# mystery... what kind of finish mower is this?



## Dan_Newberry (Aug 10, 2015)

I got this finish mower when I bought a 1948 8n Ford tractor... I can't figure out what kind it is. I've searched the images on google image... just can't find anything like it.

Note particularly how the top link support is made. It has a rail connecting the two support arms, rather than having those arms join at the top as most 3 point mowers have.

Someone said it looks like a John Deere deck welded to some other kind of frame. That may be... but I can't figure out what kind of frame it is.

Any help appreciated. 





Dan


----------



## Hoodoo Valley (Nov 14, 2006)

Welcome to the forum Dan! Don't know but it looks wicked tough!


----------



## Thomas (Nov 1, 2006)

Welcome to TF.
Is that some sort of ID tag on gear housing?


----------



## Dan_Newberry (Aug 10, 2015)

Thomas, yes, it's an ID tag. I googled the numbers from it, and it refers to the gear box only, but that box was used on Land Pride decks apparently. I tried to find a Land Pride mower that had that same structure (looking at pics on the 'net)... but have found nothing yet.

Thanks for the warm welcome guys, it's good to be here. I own 2 8n's... a 1951 (or 52 maybe), and a recently bought 1948. I'm hooked I think.  

Dan


----------



## fatjay (Dec 6, 2013)

I'm going to go with "home made". Looks like someone took a standard belly mount off mid pto mower, built a frame for it, so it could mount to a 3pt.

Which has me thinking, I have 2 mower decks like that, I could put something together for my ferguson.


----------



## film495 (Nov 1, 2013)

the shape of it is strangely familiar to a belly mower


----------



## Dan_Newberry (Aug 10, 2015)

*more info...*

we went over the unit today, carefully examining the welds and the paint. It's never been re-painted, and the color is evenly faded and weathered on both the deck and the frame... there are no holes or brackets on the deck that would indicate it had ever been part of a lawn mower. 

I should have taken a picture of the blades... maybe I will when we go back out to the farm (where the unit is sitting)... the blades are not like normal lawn mower blades... they're more like the gator type blades that have the deep sharpened notches... I guess someone probably updated those blades.

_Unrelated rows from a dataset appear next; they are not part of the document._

## Files before the change

### icl_amd/csrc/icl_abi.inc

```

#include "kernels/common.h"
#include "kernels/norm.h"
#include "kernels/pool_resize.h"
#include "kernels/reduce.h"
#include "kernels/conv_mfma.h"
#include "kernels/conv_mfma_static.h"
#include "kernels/conv_mfma_flat.h"
#include "kernels/conv_bf16x3.h"
#include "kernels/conv_bf16x3_ws.h"
#include "kernels/conv_wgrad_tr.h"
#include "kernels/conv_wgrad_zs.h"
#include "kernels/conv_cin1.h"
#include "kernels/misc.h"
#include "kernels/loss.h"
#include "kernels/optim.h"
#include "kernels/adamw.h"
#include "kernels/winattn.h"
#include "kernels/linear_wgrad.h"
#include "kernels/token.h"
#include "kernels/gemm.h"
#include "kernels/datafeed.h"
#include "kernels/rankindex.h"
#include "kernels/prefix.h"
#include "kernels/intensity.h"
// ... 1760 lines not shown
  ICL_LAUNCH((icl::layernorm_bwd_wgrad_kernel<CPL, RU>), grid, dim3(256), 0, st, gy, x, gamma, mean, rstd, gx, part_g, part_b, (long)rows, c, rpb)
    if (c <= 64) ICL_LN_BW(1, 4);
    else if (c <= 128) ICL_LN_BW(2, 4);
    else if (c <= 256) ICL_LN_BW(4, 2);
    else if (c <= 512) ICL_LN_BW(8, 1);
    else ICL_LN_BW(16, 1);
#undef ICL_LN_BW
    int rc = check_launch("layernorm_bwd_wgrad");
    if (rc || !dgamma) return rc;
    const void* g[2] = {part_g, part_b};
    void* out[2] = {dgamma, dbeta};
    const int32_t rr[2] = {chunks, chunks}, cc[2] = {c, c};
    return icl_colsum_multi(g, out, rr, cc, 2, stream);
  }
  constexpr int longrow = 1;
  if (c >= 1024 && c <= 256 * 64 && longrow) {
    if (c <= 256 * 16) ICL_LAUNCH((icl::layernorm_bwd_longrow_kernel<16>), dim3((unsigned)rows), dim3(256), 0, st, gy, x, gamma, mean, rstd, gx, c);
    else if (c <= 256 * 32) ICL_LAUNCH((icl::layernorm_bwd_longrow_kernel<32>), dim3((unsigned)rows), dim3(256), 0, st, gy, x, gamma, mean, rstd, gx, c);
    else ICL_LAUNCH((icl::layernorm_bwd_longrow_kernel<64>), dim3((unsigned)rows), dim3(256), 0, st, gy, x, gamma, mean, rstd, gx, c);
  } else if (c >= 1024) {
    ICL_LAUNCH((icl::layernorm_bwd_kernel<true>), dim3((unsigned)rows), dim3(256), 0, st, gy, x, gamma, mean, rstd, gx, (long)rows, c);
  } else {
    ICL_LAUNCH((icl::layernorm_bwd_kernel<false>), dim3((unsigned)cdivl(rows, 4)), dim3(256), 0, st, gy, x, gamma, mean, rstd, gx,
               (long)rows, c);
  }
  int rc = check_launch("layernorm_bwd");
  if (rc || !ws) return rc;
  int cols = 256;
  while (cols > c && cols > 16) cols >>= 1;
  if (cols < c && cols < 256) cols <<= 1;
  ICL_LAUNCH(icl::layernorm_wgrad_kernel, dim3((c + cols - 1) / cols, (unsigned)chunks), dim3(256), 0, st, gy, x, mean, rstd, part_g, part_b,
             (long)rows, c, rpb, cols);
  rc = check_launch("layernorm_wgrad");
  if (rc || !dgamma) return rc;
  const void* g[2] = {part_g, part_b};
  void* out[2] = {dgamma, dbeta};
  const int32_t rr[2] = {chunks, chunks}, cc[2] = {c, c};
  return icl_colsum_multi(g, out, rr, cc, 2, stream);
}

int icl_gelu_fwd(const float* x, float* y, int64_t n, void* stream) {
  if (!x || !y || n < 1) return fail(-1, "gelu_fwd: bad argument");
  ICL_LAUNCH(icl::gelu_fwd_kernel, dim3(grid_for(n, 256)), dim3(256), 0, (hipStream_t)stream, x, y, (long)n);
  return check_launch("gelu_fwd");
}

int icl_gelu_bwd(const float* gy, const float* x, float* gx, int64_t n, void* stream) {
  if (!gy || !x || !gx || n < 1) return fail(-1, "gelu_bwd: bad argument");
  ICL_LAUNCH(icl::gelu_bwd_kernel, dim3(grid_for(n, 256)), dim3(256), 0, (hipStream_t)stream, gy, x, gx, (long)n);
  return check_launch("gelu_bwd");
}

static bool attn_class_tiles(int nc) {
  const char* e = getenv("ICL_ATTN_TILED");
  return nc > icl::kAttnMaxNc || (e && atoi(e) == 1);
}

int icl_attn_fwd(const float* q, const float* kv, float* logits, float* out, float* stats, int b, int h, int nc, int n, int d,
                 float scale, void* stream) {
  if (nc < 1 || nc > icl::kAttnMaxClasses) return fail(-1, "attn_fwd: %d classes (1 .. %d)", nc, icl::kAttnMaxClasses);
  if (!q || !kv || !logits || !out || !stats || b < 1 || h < 1 || n < 1 || (d != 8 && d != 16))
    return fail(-1, "attn_fwd: bad argument (head dim 8 or 16)");
  hipStream_t st = (hipStream_t)stream;
  const dim3 g1((n + 255) / 256, b * h), g2(b * h * nc);
  const bool tiled = attn_class_tiles(nc);
  if (d == 16) {
    if (tiled) ICL_LAUNCH((icl::attn_logits_kernel<16, true>), g1, dim3(256), 0, st, q, kv, logits, b, h, nc, n, scale);
    else ICL_LAUNCH((icl::attn_logits_kernel<16, false>), g1, dim3(256), 0, st, q, kv, logits, b, h, nc, n, scale);
    ICL_LAUNCH((icl::attn_softmax_pv_kernel<16, 256>), g2, dim3(256), 0, st, (const float*)logits, kv, out, stats, b, h, nc, n);
  } else {
    if (tiled) ICL_LAUNCH((icl::attn_logits_kernel<8, true>), g1, dim3(256), 0, st, q, kv, logits, b, h, nc, n, scale);
    else ICL_LAUNCH((icl::attn_logits_kernel<8, false>), g1, dim3(256), 0, st, q, kv, logits, b, h, nc, n, scale);
    ICL_LAUNCH((icl::attn_softmax_pv_kernel<8, 256>), g2, dim3(256), 0, st, (const float*)logits, kv, out, stats, b, h, nc, n);
  }
  return check_launch("attn_fwd");
}

int64_t icl_attn_bwd_ws_bytes(int b, int h, int nc, int n, int d) {
  if (b < 1 || h < 1 || nc < 1 || n < 1 || d < 1) return 0;
  return (int64_t)((n + 255) / 256) * b * h * nc * d * 4;
}

int icl_attn_bwd(const float* q, const float* kv, const float* logits, const float* stats, const float* out, const float* gout,
                 const float* glog, float* gq, float* gkv, int b, int h, int nc, int n, int d, float scale, void* stream) {
  return icl_attn_bwd_ws(q, kv, logits, stats, out, gout, glog, gq, gkv, nullptr, b, h, nc, n, d, scale, stream);
}

int icl_attn_bwd_ws(const float* q, const float* kv, const float* logits, const float* stats, const float* out, const float* gout,
                    const float* glog, float* gq, float* gkv, void* ws, int b, int h, int nc, int n, int d, float scale, void* stream) {
  if (nc < 1 || nc > icl::kAttnMaxClasses) return fail(-1, "attn_bwd: %d classes (1 .. %d)", nc, icl::kAttnMaxClasses);
  if (!q || !kv || !logits || !stats || !out || !gq || !gkv || b < 1 || h < 1 || n < 1 || (d != 8 && d != 16))
    return fail(-1, "attn_bwd: bad argument");
  hipStream_t st = (hipStream_t)stream;
  const dim3 g1((n + 255) / 256, b * h), g2(b * h * nc);
  float* pq = (float*)ws;
  const bool tiled = attn_class_tiles(nc);
  if (d == 16) {
    if (tiled) ICL_LAUNCH((icl::attn_bwd_kv_kernel<16, true>), g1, dim3(256), 0, st, q, kv, logits, stats, out, gout, glog, gkv, b, h, nc, n, scale, pq);
    else ICL_LAUNCH((icl::attn_bwd_kv_kernel<16, false>), g1, dim3(256), 0, st, q, kv, logits, stats, out, gout, glog, gkv, b, h, nc, n, scale, pq);
    if (!pq) ICL_LAUNCH((icl::attn_bwd_q_kernel<16, 256>), g2, dim3(256), 0, st, kv, logits, stats, out, gout, glog, gq, b, h, nc, n, scale);
  } else {
    if (tiled) ICL_LAUNCH((icl::attn_bwd_kv_kernel<8, true>), g1, dim3(256), 0, st, q, kv, logits, stats, out, gout, glog, gkv, b, h, nc, n, scale, pq);
    else ICL_LAUNCH((icl::attn_bwd_kv_kernel<8, false>), g1, dim3(256), 0, st, q, kv, logits, stats, out, gout, glog, gkv, b, h, nc, n, scale, pq);
    if (!pq) ICL_LAUNCH((icl::attn_bwd_q_kernel<8, 256>), g2, dim3(256), 0, st, kv, logits, stats, out, gout, glog, gq, b, h, nc, n, scale);
  }
  if (pq) {
    const int rd = b * h * nc * d;
    ICL_LAUNCH(icl::attn_dq_reduce_kernel, dim3((rd + 255) / 256), dim3(256), 0, st, (const float*)pq, gq, (int)g1.x, rd, scale);
  }
  return check_launch("attn_bwd");
}

int64_t icl_window_attn_bias_elems(int n, int heads) { return icl_window_attn_bias_elems_impl(n, heads); }

static int linear_wgrad_nsplit(int64_t rows, int o, int i) {
  const int ob = (o + icl::kLwB - 1) / icl::kLwB, ib = (i + icl::kLwB - 1) / icl::kLwB;
  long n = rows * (o + i) / ((long)o * i + o);
  const long want = (2048 + ob * ib - 1) / (ob * ib);
  if (n > want) n = want;
  const long steps = (rows + 3) / 4;
  if (n > steps / 8) n = steps / 8;
  if (n < 4) n = 4;
  return (int)((n + 3) / 4 * 4);
}

int64_t icl_linear_wgrad_ws_bytes(int64_t rows, int o, int i) {
  return (int64_t)linear_wgrad_nsplit(rows, o, i) * ((int64_t)o * i + o) * 4;
}

int icl_linear_wgrad(const float* gy, const float* x, float* dw, float* db, void* ws, int64_t rows, int o, int i, void* stream) {
  if (!gy || !x || !dw || !ws || rows < 1 || o < 1 || i < 1) return fail(-1, "linear_wgrad: bad argument");
  hipStream_t st = (hipStream_t)stream;
  const int nsplit = linear_wgrad_nsplit(rows, o, i);
  const int ob = (o + icl::kLwB - 1) / icl::kLwB, ib = (i + icl::kLwB - 1) / icl::kLwB;
  ICL_LAUNCH(icl::linear_wgrad_kernel, dim3(nsplit / 4, ob, ib), dim3(256), 0, st, gy, x, (float*)ws, (long)rows, o, i, nsplit);
  if (int rc = check_launch("linear_wgrad")) return rc;
  const long EW = (long)o * i, E = EW + o;
  ICL_LAUNCH(icl::linear_wgrad_reduce_kernel, dim3((unsigned)cdivl(E, 16)), dim3(256), 0, st, (const float*)ws, dw, db, E, EW, nsplit);
  return check_launch("linear_wgrad_reduce");
}

static bool cin1_geom(icl::Cin1Geom& g, int n, int cout, int d, int h, int w, int64_t xbs, int64_t ybs) {
  if (n < 1 || cout < 1 || cout > 16 || d < 1 || h < 1 || w < 1 || (long)d * h * w * 16 >= (1L << 31)) return false;
  g.N = n; g.Cout = cout; g.D = d; g.H = h; g.W = w; g.nty = (h + icl::kC1Rows - 1) / icl::kC1Rows;
  g.x_bstride = xbs; g.y_bstride = ybs; g.ntiles = n * d * g.nty;
  return (size_t)3 * (icl::kC1Rows + 2) * (w + 2) * 4 <= 64 * 1024;
}
static int cin1_grid(const icl::Cin1Geom& g) { return g.ntiles < 2048 ? g.ntiles : 2048; }
static size_t cin1_lds(const icl::Cin1Geom& g) {
  const size_t halo = (size_t)3 * (icl::kC1Rows + 2) * (g.W + 2) * 4;
  return halo > 2048 * 4 ? halo : 2048 * 4;
}

int icl_conv3d_cin1_fwd(const float* x, const float* w, const float* bias, float* y, int n, int cout, int d, int h, int wd, int64_t x_bstride,
                        int64_t y_bstride, void* stream) {
  icl::Cin1Geom g;
  if (!x || !w || !y || !cin1_geom(g, n, cout, d, h, wd, x_bstride, y_bstride)) return fail(-1, "conv3d_cin1_fwd: bad argument");
  ICL_LAUNCH(icl::conv_cin1_fwd_kernel, dim3(cin1_grid(g)), dim3(icl::kC1Threads), cin1_lds(g), (hipStream_t)stream, x, w, bias, y, g);
  snprintf(g_kernel, sizeof(g_kernel), "conv_cin1_fwd_kernel");
  return check_launch("conv3d_cin1_fwd");
}

int64_t icl_conv3d_cin1_wgrad_ws_bytes(int n, int d, int h) {
  const long tiles = (long)n * d * ((h + icl::kC1Rows - 1) / icl::kC1Rows);
  return (tiles < 2048 ? tiles : 2048) * 512 * 4;
}

int icl_conv3d_cin1_wgrad(const float* x, const float* gy, float* gw, void* ws, int n, int cout, int d, int h, int wd, int64_t x_bstride,
                          int64_t gy_bstride, void* stream) {
  icl::Cin1Geom g;
  if (!x || !gy || !gw || !ws || (wd & 3) || (gy_bstride & 3) || !aligned16(gy) || !cin1_geom(g, n, cout, d, h, wd, x_bstride, gy_bstride))
    return fail(-1, "conv3d_cin1_wgrad: bad argument (W and the sample stride of dY must be multiples of 4, dY 16-byte aligned)");
  const int grid = cin1_grid(g);
  ICL_LAUNCH(icl::conv_cin1_wgrad_kernel, dim3(grid), dim3(icl::kC1Threads), cin1_lds(g), (hipStream_t)stream, x, gy, (float*)ws, g);
  if (int rc = check_launch("conv3d_cin1_wgrad")) return rc;
  ICL_LAUNCH(icl::conv_cin1_wgrad_reduce_kernel, dim3(16), dim3(256), 0, (hipStream_t)stream, (const float*)ws, gw, grid, cout);
  snprintf(g_kernel, sizeof(g_kernel), "conv_cin1_wgrad_kernel");
  return check_launch("conv3d_cin1_wgrad_reduce");
}

int64_t icl_conv1x1_wgrad_ws_bytes(int n, int64_t s, int cin, int cout) { return icl_linear_wgrad_ws_bytes((int64_t)n * s, cout, cin); }

namespace {
int conv1x1_wgrad_run(const float* x, const float* gy, float* gw, float* gbias, void* ws, int n, int cin, int cout, int64_t s,
                      int64_t x_bstride, int64_t gy_bstride, const icl::DropSpec& dr, hipStream_t st) {
  const int nsplit = linear_wgrad_nsplit((int64_t)n * s, cout, cin);
  const int ob = (cout + icl::kLwB - 1) / icl::kLwB, ib = (cin + icl::kLwB - 1) / icl::kLwB;
  ICL_LAUNCH(icl::conv1x1_wgrad_kernel, dim3(nsplit / 4, ob, ib), dim3(256), 0, st, gy, x, (float*)ws, n, (long)s, cout, cin, nsplit,
             (long)gy_bstride, (long)x_bstride, dr);
  if (int rc = check_launch("conv1x1_wgrad")) return rc;
  const long EW = (long)cout * cin, E = EW + cout;
  ICL_LAUNCH(icl::linear_wgrad_reduce_kernel, dim3((unsigned)cdivl(E, 16)), dim3(256), 0, st, (const float*)ws, gw, gbias, E, EW, nsplit);
  return check_launch("conv1x1_wgrad_reduce");
}
}
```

Whatever it is, it's not pieced together I don't believe. It's a dedicated purpose built something or 'nother... :/


----------



## film495 (Nov 1, 2013)

you might be able to find out what decks they put that gearbox on if you have the #'s off it. possibly search some parts sites to find the gearbox and maybe you'll stuble onto the deck?


----------



## Dan_Newberry (Aug 10, 2015)

film495... I appreciate the suggestion. One of the numbers on the gear box turned up a thread that referenced a Land Pride mowing deck. So maybe that's a clue.


----------



## Thomas (Nov 1, 2006)

What the deck cut...42".46",48"


----------



## Dan_Newberry (Aug 10, 2015)

*It works. *

seems to be a 60 inch deck as best I can tell... but as far as cut, maybe closer to 48

And it's working.  I don't know if it's a bush hog or a finish mower... but I will say this--it buzzed through field grass more than knee high, chewed it up and left a well mowed path behind it. We took it through several passes... it cuts very high grass down to a practically manicured finish.

Whatever this thing is... I LIKE IT! 

Let's just hope it doesn't break because I still don't know who made it.


----------



## RC Wells (Dec 26, 2008)

What you have is a Land Pride finish mower. The company still manufacturers similar products, and parts are available through them.

Most of their products are sold through dealers and agricultural outlets. Good products.

You can reach them at landpride.com

Randy


----------



## country Gent (Jul 22, 2010)

Give RC Wells a "ATTABOY" Looks like it would be a "Grooming Mower" on Landpride.com


----------



## Dan_Newberry (Aug 10, 2015)

okay, I appreciate the input.  thank you very much. 

Dan


----------